# Best painter in fife



## bobbyw55 (Mar 23, 2009)

I have a couple of bits on the front bumper of my m3 that I'm not happy with and need it painted.

Anyone know a really good painter in fife area, want a top job done.


----------



## k4ith (Apr 3, 2008)

stay clear of dunfy coachworks


----------



## rowbo (Nov 16, 2011)

crm in buckhaven has done all my painting and id definitely use him again


----------



## Mtpagey (May 22, 2009)

Where abouts are you from? 

I used Glenrothes coachworks for the re-spray on my Vee front bumper after my mum got work done there on her taxi. Great job, was really happy with them


----------



## bobbyw55 (Mar 23, 2009)

From thornton, cheers for the help people


----------



## bobbyw55 (Mar 23, 2009)

Where is crm in buckhind. I play football for buckhind ao through there a fair bit


----------



## b9rgo1234 (May 3, 2009)

Alan Maskell Coachworks in Dunfermline are good, I have used them a few times and always been happy :thumb:


----------



## bobbyw55 (Mar 23, 2009)

Ive heard of maskell, where in dunfermline is he?


----------



## b9rgo1234 (May 3, 2009)

His new address is 
Unit 3, 27 Buffies Brae, KY12 8ED.
01383 625400
I know he is quite busy at the moment but it would be worth giving him a call.


----------



## bobbyw55 (Mar 23, 2009)

b9rgo1234 said:


> His new address is
> Unit 3, 27 Buffies Brae, KY12 8ED.
> 01383 625400
> I know he is quite busy at the moment but it would be worth giving him a call.


Thanks mate


----------



## rowbo (Nov 16, 2011)

crm is right at muiredge as you turn in mate


----------



## k9vnd (Apr 11, 2011)

GM MCDONALD in halbeath, guy's called gary, very good pricing and he's done every motor ive needed done to a flawless job.


----------



## darren1229 (Jun 8, 2012)

k9vnd said:


> GM MCDONALD in halbeath, guy's called gary, very good pricing and he's done every motor ive needed done to a flawless job.
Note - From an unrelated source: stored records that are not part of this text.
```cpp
#ifdef MEDP_V7_PHASE_TRACE
        pt_last = (unsigned)__builtin_readcyclecounter();
#endif
        int t_next = -1, m0n = 0, n0n = 0;
        auto before_p2 = [&](int kt) {
            if (kt == nkt - 2) {
                t_next = __builtin_amdgcn_readfirstlane(mailbox[0]);
                if (t_next >= 0) map.origin(t_next, MB, SN, BM, m0n, n0n);
                set_m(t_next >= 0 ? m0n : -1);
                set_n(t_next >= 0 ? n0n : -1);
            }
        };
        auto clock = [&](int k) { PT(k); };
        auto ktile = [&](int kt, const bf16x8 (*fw0)[2], bf16x8 (*fw0n)[2]) {
            const int k2 = kt + 2 < nkt ? (kt + 2) * 64 : (kt + 2 - nkt) * 64;
            const int k1 = kt + 1 < nkt ? (kt + 1) * 64 : 0;
            const int b2 = kt & 1;
            auto stream_a = [&](int t, int j) { if (t == kt + 1) stage_a(k1, b2 ^ 1, j); else stage_a(k2, b2, j); };
            auto stream_w = [&](int, int h) { stage_w(k2, b2, h); };
            tile256_ktile<true>(smem, kt, fw0, fw0n, fw1, read_a, read_w, mma, stream_a, stream_w, before_p2, clock);
        };
#pragma clang loop unroll(disable)
        for (int kt = 0; kt < nkt; kt += 2) {
            ktile(kt, fw0a, fw0b);
            ktile(kt + 1, fw0b, fw0a);
        }
        if (wm == 0) MEDP_BAR();

        stamp(1, 0);
        draw_ticket();
        stage_bias(n0n, t_next >= 0, bias_cur ^ 1);
        stage_cs(n0n, t_next >= 0, bias_cur ^ 1);

        f32x4 bj[4];
        if constexpr (!FOLD) {
#pragma unroll
            for (int j = 0; j < 4; ++j) bj[j] = *(const f32x4*)(smem + BIASBUF + bias_cur * 1024 + (wn * 64 + j * 16 + kq * 4) * 4);
        }
        char* wl = smem + 2 * KBUF + wave * PATCH;
        const bool full_tile = m0 + BM <= p.M && n0 + BN <= p.N;
        const int prow = lane >> 3, pchunk = lane & 7;
        const int ncol = n0 + wn * 64 + pchunk * 8;
        typedef __attribute__((ext_vector_type(2))) unsigned int u32x2;
        typedef __attribute__((ext_vector_type(4))) unsigned int u32x4;
        const float inv_dim = consumer ? 1.0f / (float)fo.ln_dim : 0.f;
#pragma unroll
        for (int i = 0; i < 8; ++i) {
            float rstd = 1.f, mr = 0.f;
            if constexpr (consumer) {
                const float* sr = (const float*)(smem + STATBUF) + (wm * 128 + i * 16 + opaque(fr)) * fo.stats_tiles * 2;
                float a1 = 0.f, a2 = 0.f;
                for (int t = 0; t < fo.stats_tiles; ++t) {
                    const float2 st = *(const float2*)(sr + 2 * t);
                    a1 += st.x;
                    a2 += st.y;
                }
                const float mean = a1 * inv_dim;
                rstd = rsqrtf(fmaxf(a2 * inv_dim - mean * mean, 0.f) + fo.ln_eps);
                mr = mean * rstd;
            }
#pragma unroll
            for (int j = 0; j < 4; ++j) {
                f32x4 v;
                if constexpr (consumer) {
                    const f32x4 cj = *(const f32x4*)(smem + CSBUF + bias_cur * 1024 + (wn * 64 + j * 16 + kq * 4) * 4);
                    const f32x4 bb = *(const f32x4*)(smem + BIASBUF + bias_cur * 1024 + (wn * 64 + j * 16 + kq * 4) * 4);
                    v = acc[i][j] * rstd - mr * cj + bb;
                } else {
                    v = acc[i][j] + bj[j];
                }
                if (p.act == 1) v = gelu_bf16_4(v);
                *(u32x2*)(wl + fr * PROW + j * 32 + kq * 8) = (u32x2){pack_bf2(v[0], v[1]), pack_bf2(v[2], v[3])};
            }
            MEDP_WAVE_LDS_SYNC();
#pragma unroll
            for (int h = 0; h < 2; ++h) {
                const int row = h * 8 + prow;
                const int m = m0 + wm * 128 + i * 16 + row;
                const u32x4 o = *(const u32x4*)(wl + row * PROW + pchunk * 16);
                if (m < p.M && ncol < p.N) __builtin_nontemporal_store(o, (u32x4*)((bf16_t*)p.C + (size_t)m * p.ldc + ncol));
            }
            MEDP_WAVE_LDS_SYNC();
        }
        stamp(2, 0);
        if (full_tile) __builtin_amdgcn_s_waitcnt(0x4f70);
        else __builtin_amdgcn_s_waitcnt(0x0f70);
        asm volatile("" : "+v"(ticket)::"memory");
        stamp(3, 0);
        ++tcount;
        post_ticket();
        bias_cur ^= 1;
        if (t_next < 0) break;
        m0 = m0n;
        n0 = n0n;
    }
    if (trace && wave == 0) {
        __builtin_amdgcn_s_waitcnt(0xc07f);
        if (lane < 40) trace[(size_t)blockIdx.x * 40 + lane] = lane < tcount * 5 ? tbuf[lane] : 0ull;
    }
#ifdef MEDP_V7_PHASE_TRACE
    if (trace && lane < 16) {
        unsigned v = 0;
#pragma unroll
        for (int i = 0; i < 16; ++i) v = lane == i ? pt_acc[i] : v;
        trace[256 * 40 + ((size_t)blockIdx.x * 8 + wave) * 16 + lane] = v;
    }
#endif
    if (tid == 0) {
        const unsigned left = __hip_atomic_fetch_add(slot + 8, 1u, __ATOMIC_RELAXED, __HIP_MEMORY_SCOPE_AGENT);
        if (left == gridDim.x - 1) {
#pragma unroll
            for (int i = 0; i < 9; ++i) __hip_atomic_store(slot + i, 0u, __ATOMIC_RELAXED, __HIP_MEMORY_SCOPE_AGENT);
        }
    }
    MEDP_PROF_LEAVE(p.prof, p.prof_flags);
}

std::atomic<unsigned> g_ring_next{0}, g_capture_next{0};
std::atomic<int> g_api_cap{0};
unsigned long long* g_trace = nullptr;

unsigned* ticket_block(hipStream_t stream) {
    static unsigned* slots_of[MEDP_MAX_DEVICES] = {};
    int dev = 0;
    (void)hipGetDevice(&dev);
    MEDP_ONCE_PER_DEVICE({
        unsigned* sp = nullptr;
        if (hipGetSymbolAddress((void**)&sp, HIP_SYMBOL(g_v7_slots)) == hipSuccess) slots_of[dev % MEDP_MAX_DEVICES] = sp;
    });
    unsigned* slots = slots_of[dev % MEDP_MAX_DEVICES];
    if (!slots) return nullptr;
    hipStreamCaptureStatus cs = hipStreamCaptureStatusNone;
    hipStreamIsCapturing(stream, &cs);
    unsigned s;
    if (cs == hipStreamCaptureStatusActive) {
        s = g_capture_next.fetch_add(1);
        if (s >= (unsigned)CAPTURE_SLOTS) return nullptr;
        s += RING_SLOTS;
    } else {
        s = g_ring_next.fetch_add(1) % RING_SLOTS;
    }
    return slots + (size_t)s * SLOT_WORDS;
}

template <int TAG, bool FOLD>
int launch_v7(const MedpGemmArgs& a, hipStream_t stream) {
    MEDP_ONCE_PER_DEVICE({
        (void)hipFuncSetAttribute((const void*)gemm_bf16_nt_v7_kernel<TAG, FOLD>, hipFuncAttributeMaxDynamicSharedMemorySize, LDS_BYTES);
    });
    unsigned* slot = ticket_block(stream);
    if (!slot) return -1;
    static const int env_cap = [] { const int v = medp_env_int("MEDP_V7_WGS", NWG); return (v >= 8 && v <= NWG) ? (v & ~7) : NWG; }();
    const int api_cap = g_api_cap.load();
    const int cap = api_cap > 0 ? api_cap : env_cap;
    const int ntiles = ((a.M + BM - 1) / BM) * ((a.N + BN - 1) / BN);
    const int rounds = (ntiles + cap - 1) / cap;
    static const int fewest = medp_env_int("MEDP_V7_FEWEST_WGS", 1);
    const int nwg = fewest ? min(cap, ((ntiles + rounds - 1) / rounds + 7) & ~7) : cap;
    static const int env_mb = medp_env_int("MEDP_V7_BLOCK", 0);
    static const int env_sn = [] { const char* e = getenv("MEDP_V7_BLOCK"); const char* x = e ? strchr(e, 'x') : nullptr; return x ? atoi(x + 1) : 0; }();
    int mb = 8, sn = 4;
    if (env_mb > 0 && env_sn > 0) { mb = env_mb; sn = env_sn; }
    gemm_bf16_nt_v7_kernel<TAG, FOLD><<<nwg, 512, LDS_BYTES, stream>>>(a, slot, g_trace, mb, sn);
    MEDP_LAUNCH_CHECK("medp_gemm_bf16_nt(v7)");
    return 0;
}

}

bool medp_gemm_v7_supports(const MedpGemmArgs& a) {
    return a.out_bf16 && a.residual == nullptr && a.scale == nullptr && a.N % 8 == 0 && a.ldc % 8 == 0 &&
           a.K % 128 == 0 && a.K >= 256 && (long long)a.M * a.lda < (1ll << 31) && (long long)a.N * a.ldw < (1ll << 31) &&
           a.lda < (1 << 24) && a.ldw < (1 << 24);
}

bool medp_gemm_v7_eligible(const MedpGemmArgs& a) {
    const int tiles = ((a.M + BM - 1) / BM) * ((a.N + BN - 1) / BN);
    return tiles > NWG && medp_gemm_v7_supports(a);
}

int medp_gemm_v7_launch(const MedpGemmArgs& a, int tag, void* stream) {
    if (a.fold.stats_in) return launch_v7<1, true>(a, (hipStream_t)stream);
    return tag == 1 ? launch_v7<1, false>(a, (hipStream_t)stream) : launch_v7<0, false>(a, (hipStream_t)stream);
}

unsigned* medp_gemm_ticket_block(void* stream) { return ticket_block((hipStream_t)stream); }

extern "C" int medp_gemm_persistent_cap(int cap) {
    const int v = cap <= 0 ? 0 : (cap < 8 ? 8 : (cap > NWG ? NWG : (cap & ~7)));
    return g_api_cap.exchange(v);
}

extern "C" int medp_dbg_gemm_v7_trace(void* buf) {
    g_trace = (unsigned long long*)buf;
    return 0;
}
```

Baseline: 13460.

## Pipeline full-tile GEMM epilogue and use single buffer resource per operand

Replaces the four per-quarter buffer resource descriptors for A and W with one descriptor per operand and a computed soffset per piece, cutting SGPR use and descriptor setup when tiles change. Adds a software-pipelined epilogue for full, non-folded tiles: while the global stores of one 16-row block are issued, the next block is bias-added, activated, packed and staged through the LDS patch. Bounds checks are dropped on this path, and the activation is a compile-time branch. The supported leading-dimension limit is tightened to keep the larger offsets in 32-bit range.

```diff
diff --git a/multimodal_edema_prediction_amd/csrc/gemm_bf16_v7.hip b/multimodal_edema_prediction_amd/csrc/gemm_bf16_v7.hip
--- a/multimodal_edema_prediction_amd/csrc/gemm_bf16_v7.hip
+++ b/multimodal_edema_prediction_amd/csrc/gemm_bf16_v7.hip
@@ -1,6 +1,7 @@
 #include <string.h>
 
 #include <atomic>
+#include <type_traits>
 
 #include "common.h"
 #include "gemm_tile256.h"
@@ -58,20 +59,15 @@
     const int srow = tid >> 3, schunk = (tid & 7) ^ (srow & 7);
     const unsigned voff_a = ((unsigned)srow * (unsigned)p.lda + (unsigned)(schunk * 8)) * 2u;
     const unsigned voff_w = ((unsigned)srow * (unsigned)p.ldw + (unsigned)(schunk * 8)) * 2u;
-    medp_rsrc_t ra[4], rw[4];
+    const unsigned piece_a = (unsigned)p.lda * 128u, piece_w = (unsigned)p.ldw * 128u;
+    medp_rsrc_t ra, rw;
     auto set_m = [&](int mm) {
-#pragma unroll
-        for (int q = 0; q < 4; ++q) {
-            const int rows = mm < 0 ? 0 : min(64, max(0, p.M - mm - q * 64));
-            ra[q] = lds_dma_rsrc(A + (size_t)(mm < 0 ? 0 : mm + q * 64) * (size_t)p.lda, (unsigned)__builtin_amdgcn_readfirstlane(rows * p.lda * 2));
-        }
+        const int rows = mm < 0 ? 0 : min(BM, max(0, p.M - mm));
+        ra = lds_dma_rsrc(A + (size_t)(mm < 0 ? 0 : mm) * (size_t)p.lda, (unsigned)__builtin_amdgcn_readfirstlane(rows * p.lda) * 2u);
     };
     auto set_n = [&](int nn) {
-#pragma unroll
-        for (int q = 0; q < 4; ++q) {
-            const int rows = nn < 0 ? 0 : min(64, max(0, p.N - nn - q * 64));
-            rw[q] = lds_dma_rsrc(W + (size_t)(nn < 0 ? 0 : nn + q * 64) * (size_t)p.ldw, (unsigned)__builtin_amdgcn_readfirstlane(rows * p.ldw * 2));
-        }
+        const int rows = nn < 0 ? 0 : min(BN, max(0, p.N - nn));
+        rw = lds_dma_rsrc(W + (size_t)(nn < 0 ? 0 : nn) * (size_t)p.ldw, (unsigned)__builtin_amdgcn_readfirstlane(rows * p.ldw) * 2u);
     };
     set_m(m0);
     set_n(n0);
@@ -84,8 +80,8 @@
 #endif
         char* dst = piece_dst(smem, b, which, wave, j);
         const int q = (which & 1) * 2 + j;
-        if (which < 2) blds16(ra[q], voff_a, (unsigned)k0 * 2u, dst);
-        else blds16(rw[q], voff_w, (unsigned)k0 * 2u, dst);
+        if (which < 2) blds16(ra, voff_a, (unsigned)q * piece_a + (unsigned)k0 * 2u, dst);
+        else blds16(rw, voff_w, (unsigned)q * piece_w + (unsigned)k0 * 2u, dst);
     };
     auto stage_a = [&](int k0, int b, int j) { stage_piece(k0, b, 0, j); stage_piece(k0, b, 1, j); };
     auto stage_w = [&](int k0, int b, int h) { stage_piece(k0, b, 2 + h, 0); stage_piece(k0, b, 2 + h, 1); };
@@ -263,43 +259,88 @@
         typedef __attribute__((ext_vector_type(2))) unsigned int u32x2;
         typedef __attribute__((ext_vector_type(4))) unsigned int u32x4;
         const float inv_dim = consumer ? 1.0f / (float)fo.ln_dim : 0.f;
-#pragma unroll
-        for (int i = 0; i < 8; ++i) {
-            float rstd = 1.f, mr = 0.f;
-            if constexpr (consumer) {
-                const float* sr = (const float*)(smem + STATBUF) + (wm * 128 + i * 16 + opaque(fr)) * fo.stats_tiles * 2;
-                float a1 = 0.f, a2 = 0.f;
-                for (int t = 0; t < fo.stats_tiles; ++t) {
-                    const float2 st = *(const float2*)(sr + 2 * t);
-                    a1 += st.x;
-                    a2 += st.y;
+        auto pack_block = [&](int i, auto act, u32x2 (&pk)[4]) {
+#pragma unroll
+            for (int j = 0; j < 4; ++j) {
+                f32x4 v = acc[i][j] + bj[j];
+                if constexpr (decltype(act)::value) v = gelu_bf16_4(v);
+                pk[j] = (u32x2){pack_bf2(v[0], v[1]), pack_bf2(v[2], v[3])};
+            }
+        };
+        auto epilogue_full = [&](auto act) {
+            char* cp = (char*)((bf16_t*)p.C + (size_t)(m0 + wm * 128 + prow) * p.ldc + ncol);
+            const size_t rows8 = (size_t)p.ldc * 16;
+            u32x2 pk[4];
+            u32x4 o[2];
+            auto through_patch = [&]() {
+#pragma unroll
+                for (int j = 0; j < 4; ++j) *(u32x2*)(wl + fr * PROW + j * 32 + kq * 8) = pk[j];
+                MEDP_WAVE_LDS_SYNC();
+#pragma unroll
+                for (int h = 0; h < 2; ++h) o[h] = *(const u32x4*)(wl + (h * 8 + prow) * PROW + pchunk * 16);
+                MEDP_WAVE_LDS_SYNC();
+            };
+            pack_block(0, act, pk);
+            through_patch();
+#pragma unroll
+            for (int i = 0; i < 8; ++i) {
+                __builtin_amdgcn_sched_barrier(0);
+                if (i + 1 < 8) pack_block(i + 1, act, pk);
+                __builtin_amdgcn_sched_barrier(0);
+#pragma unroll
+                for (int h = 0; h < 2; ++h) {
+                    __builtin_nontemporal_store(o[h], (u32x4*)cp);
+                    cp += rows8;
                 }
-                const float mean = a1 * inv_dim;
-                rstd = rsqrtf(fmaxf(a2 * inv_dim - mean * mean, 0.f) + fo.ln_eps);
-                mr = mean * rstd;
+                if (i + 1 < 8) through_patch();
             }
-#pragma unroll
-            for (int j = 0; j < 4; ++j) {
-                f32x4 v;
+        };
+        const bool pipelined = !FOLD && full_tile;
+        if constexpr (!FOLD) {
+            if (full_tile) {
+                if (p.act == 1) epilogue_full(std::true_type{});
+                else epilogue_full(std::false_type{});
+            }
+        }
+        if (!pipelined) {
+#pragma unroll
+            for (int i = 0; i < 8; ++i) {
+                float rstd = 1.f, mr = 0.f;
                 if constexpr (consumer) {
-                    const f32x4 cj = *(const f32x4*)(smem + CSBUF + bias_cur * 1024 + (wn * 64 + j * 16 + kq * 4) * 4);
-                    const f32x4 bb = *(const f32x4*)(smem + BIASBUF + bias_cur * 1024 + (wn * 64 + j * 16 + kq * 4) * 4);
-                    v = acc[i][j] * rstd - mr * cj + bb;
-                } else {
-                    v = acc[i][j] + bj[j];
+                    const float* sr = (const float*)(smem + STATBUF) + (wm * 128 + i * 16 + opaque(fr)) * fo.stats_tiles * 2;
+                    float a1 = 0.f, a2 = 0.f;
+                    for (int t = 0; t < fo.stats_tiles; ++t) {
+                        const float2 st = *(const float2*)(sr + 2 * t);
+                        a1 += st.x;
+                        a2 += st.y;
+                    }
+                    const float mean = a1 * inv_dim;
+                    rstd = rsqrtf(fmaxf(a2 * inv_dim - mean * mean, 0.f) + fo.ln_eps);
+                    mr = mean * rstd;
                 }
-                if (p.act == 1) v = gelu_bf16_4(v);
-                *(u32x2*)(wl + fr * PROW + j * 32 + kq * 8) = (u32x2){pack_bf2(v[0], v[1]), pack_bf2(v[2], v[3])};
+#pragma unroll
+                for (int j = 0; j < 4; ++j) {
+                    f32x4 v;
+                    if constexpr (consumer) {
+                        const f32x4 cj = *(const f32x4*)(smem + CSBUF + bias_cur * 1024 + (wn * 64 + j * 16 + kq * 4) * 4);
+                        const f32x4 bb = *(const f32x4*)(smem + BIASBUF + bias_cur * 1024 + (wn * 64 + j * 16 + kq * 4) * 4);
+                        v = acc[i][j] * rstd - mr * cj + bb;
+                    } else {
+                        v = acc[i][j] + bj[j];
+                    }
+                    if (p.act == 1) v = gelu_bf16_4(v);
+                    *(u32x2*)(wl + fr * PROW + j * 32 + kq * 8) = (u32x2){pack_bf2(v[0], v[1]), pack_bf2(v[2], v[3])};
+                }
+                MEDP_WAVE_LDS_SYNC();
+#pragma unroll
+                for (int h = 0; h < 2; ++h) {
+                    const int row = h * 8 + prow;
+                    const int m = m0 + wm * 128 + i * 16 + row;
+                    const u32x4 o = *(const u32x4*)(wl + row * PROW + pchunk * 16);
+                    if (m < p.M && ncol < p.N) __builtin_nontemporal_store(o, (u32x4*)((bf16_t*)p.C + (size_t)m * p.ldc + ncol));
+                }
+                MEDP_WAVE_LDS_SYNC();
             }
-            MEDP_WAVE_LDS_SYNC();
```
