## Fuse instance-norm stat reduction with finalize and batch stage-tail reductions

Instance-norm forward and backward now reduce per-slab partial stats and compute normalization coefficients in one kernel, replacing the separate sum_partials and finalize launches. The dgamma/dbeta reductions, the 1-to-C weight-gradient slab sums, bias reductions and weight-gradient reductions pending at each stage are gathered into a single multi-job stage_tail launch. The aim is fewer small kernel launches and fewer intermediate fp64 round trips. In exchange the gradient reductions are deferred until the stage flush, and the combined kernel sizes its grid for the largest job.

```diff
diff --git a/include/sa_hip.h b/include/sa_hip.h
--- a/include/sa_hip.h
+++ b/include/sa_hip.h
@@ -149,6 +149,18 @@
 } SaBiasDesc;
 typedef struct SaBiasMulti { int n, pad_; SaBiasDesc d[SA_BIAS_MAX]; } SaBiasMulti;
 int sa_bias_multi(const SaBiasMulti* m, void* stream);
+
+int sa_in_fwd_fused(const float* stats, int B, int nslab, int C, int n, const float* gamma, const float* beta,
+                    float eps, float* mean, float* rstd, float* scale, float* shift, void* stream);
+int sa_in_bwd_fused(const float* stats, int B, int nslab, int C, double n, const float* gamma, const float* mean,
+                    const float* rstd, float sign, float* c1, float* c2, float* c3, double* sums, void* stream);
+#define SA_TAIL_IN_MAX 4
+#define SA_TAIL_SLAB_MAX 2
+typedef struct SaTailIn { const double* sums; float* dgamma; float* dbeta; int B, C; } SaTailIn;
+typedef struct SaTailSlab { const float* slabs; float* dst; int nslab, n, accumulate, pad_; } SaTailSlab;
+typedef struct SaTailMisc { int nin, nslab; SaTailIn in[SA_TAIL_IN_MAX]; SaTailSlab sl[SA_TAIL_SLAB_MAX]; } SaTailMisc;
+int sa_stage_tail_record_bytes(void);
+int sa_stage_tail(const SaBiasMulti* bias, const SaWredMulti* wred, const SaTailMisc* misc, void* stream);
 
 int sa_pool_fwd(int dtype, const void* r, const float* scale, const float* shift, float* part, int B,
                 int L, int nseg, void* stream);
diff --git a/speech-anonymization_amd/_lib.py b/speech-anonymization_amd/_lib.py
--- a/speech-anonymization_amd/_lib.py
+++ b/speech-anonymization_amd/_lib.py
@@ -97,6 +97,22 @@
 
 class SaWredMulti(C.Structure):
     _fields_ = [("n", C.c_int), ("pad_", C.c_int), ("d", SaWredDesc * WRED_MAX)]
+
+
+TAIL_IN_MAX, TAIL_SLAB_MAX = 4, 2
+
+
+class SaTailIn(C.Structure):
+    _fields_ = [("sums", vp), ("dgamma", vp), ("dbeta", vp), ("B", C.c_int), ("C", C.c_int)]
+
+
+class SaTailSlab(C.Structure):
+    _fields_ = [("slabs", vp), ("dst", vp), ("nslab", C.c_int), ("n", C.c_int), ("accumulate", C.c_int),
+                ("pad_", C.c_int)]
+
+
+class SaTailMisc(C.Structure):
+    _fields_ = [("nin", C.c_int), ("nslab", C.c_int), ("in_", SaTailIn * TAIL_IN_MAX), ("sl", SaTailSlab * TAIL_SLAB_MAX)]
 
 
 SYMBOLS = [
@@ -114,6 +130,7 @@
     "sa_comm_destroy", "sa_head_fwd", "sa_head_bwd", "sa_head_bwd_wide", "sa_head_max_rows",
     "sa_add_layernorm_fwd", "sa_layernorm_bwd", "sa_reflect_pad_fwd", "sa_reflect_pad_bwd", "sa_ln_leaky_fwd", "sa_ln_leaky_bwd", "sa_bias_multi", "sa_asr_block0_fwd", "sa_asr_block0_bwd", "sa_wgrad_reduce_multi", "sa_clip_grads",
     "sa_adam_record_bytes", "sa_adam_step",
+    "sa_in_fwd_fused", "sa_in_bwd_fused", "sa_stage_tail_record_bytes", "sa_stage_tail",
     "sa_xv_tdnn_fwd_train", "sa_xv_tdnn_ntiles", "sa_xv_colsums", "sa_xv_tdnn_wgrad", "sa_xv_wgrad_reduce",
     "sa_xv_tdnn_dgrad", "sa_xv_pool_affine", "sa_xv_pool_affine_bwd",
     "sa_fc_tiles", "sa_fc_groups", "sa_fc_nparam", "sa_fc_nhead", "sa_fc_max_rows", "sa_fc_enc_fwd", "sa_fc_bn_fin",
@@ -164,6 +181,9 @@
         if _lib.sa_adam_record_bytes() != C.sizeof(SaAdamRec):
             raise SaHipError(f"SaAdamRec: binding has {C.sizeof(SaAdamRec)} bytes, {LIB_PATH} "
                              f"{_lib.sa_adam_record_bytes()} -- rebuild the library (stale build?)")
+        if _lib.sa_stage_tail_record_bytes() != C.sizeof(SaTailMisc):
+            raise SaHipError(f"SaTailMisc: binding has {C.sizeof(SaTailMisc)} bytes, {LIB_PATH} "
+                             f"{_lib.sa_stage_tail_record_bytes()} -- rebuild the library (stale build?)")
     return _lib
 
 
diff --git a/speech-anonymization_amd/convae.py b/speech-anonymization_amd/convae.py
--- a/speech-anonymization_amd/convae.py
+++ b/speech-anonymization_amd/convae.py
@@ -80,6 +80,8 @@
         self.sync_bn = sync_bn
         self.fused_head = os.environ.get("SA_FUSED_HEAD", "1") == "1"
         self.fused_bwd1c = os.environ.get("SA_FUSED_BWD1C", "1") == "1"
+        self.fold_in = os.environ.get("SA_FOLD_IN", "1") == "1"
+        self.fold_stage = os.environ.get("SA_FOLD_STAGE", "1") == "1"
         self.fused_pool_fin = os.environ.get("SA_FUSED_POOL_FIN", "1") == "1"
         self.wide_head_bwd = os.environ.get("SA_WIDE_HEAD_BWD", "1") == "1"
         self.dp_batch_sizes = None
@@ -231,6 +233,8 @@
         return _conv(x, W[ly.key, ly.kinds[0]], P[ly.bias], *ly.fwd(x.shape[1]), **kw)
 
     def inorm(stats, n, prefix, C):
+        if model.fold_in:
+            return ops.in_fwd_fused(stats, B, C, n, P[prefix + ".weight"], P[prefix + ".bias"])
         sums = ops.sum_partials(stats, B)
         return ops.fin_in_fwd(sums, B, C, n, P[prefix + ".weight"], P[prefix + ".bias"])
     return cg, inorm
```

where abouts in halbeath mate?


----------



## Deanoecosse (Mar 15, 2007)

I thought that Jack Vettriano guy was the best painter in Fife? Bit pricey tho


----------



## k9vnd (Apr 11, 2011)

darren1229 said:


> where abouts in halbeath mate?


Coming from lochgelly to dunfermline via motorway? straight at roundabout at odeon, then mini roundabout straight. Before reaching roundabout at focus look to left he's in there.
First left at lauder colledge roundabout then first left again.

Tell him kev with the black vec vxr sent you in


----------



## k9vnd (Apr 11, 2011)

Deanoecosse said:


> I thought that Jack Vettriano guy was the best painter in Fife? Bit pricey tho


The best painter in fife was marconi without a doubt, but his price's were:doublesho.

Only one to avoid really is mcmanus in elgin ind est, trust me


----------



## AaronGTi (Nov 2, 2010)

I could do with a front end re paint tbh bonnet n bumper is covered in chips and the damaged sill is driving me insane


----------



## bigvw (Mar 19, 2006)

Only guy I have used and am 100% happy and will use again is Stewart Moncrieff in Windygates, paints a lot of top end cars for a few regular customers as well as bread and butter stuff. Very easy guy to deal with and have never been disappointed :thumb: tel 01333 351 613 tell him Paul sent you!
cheers Paul


----------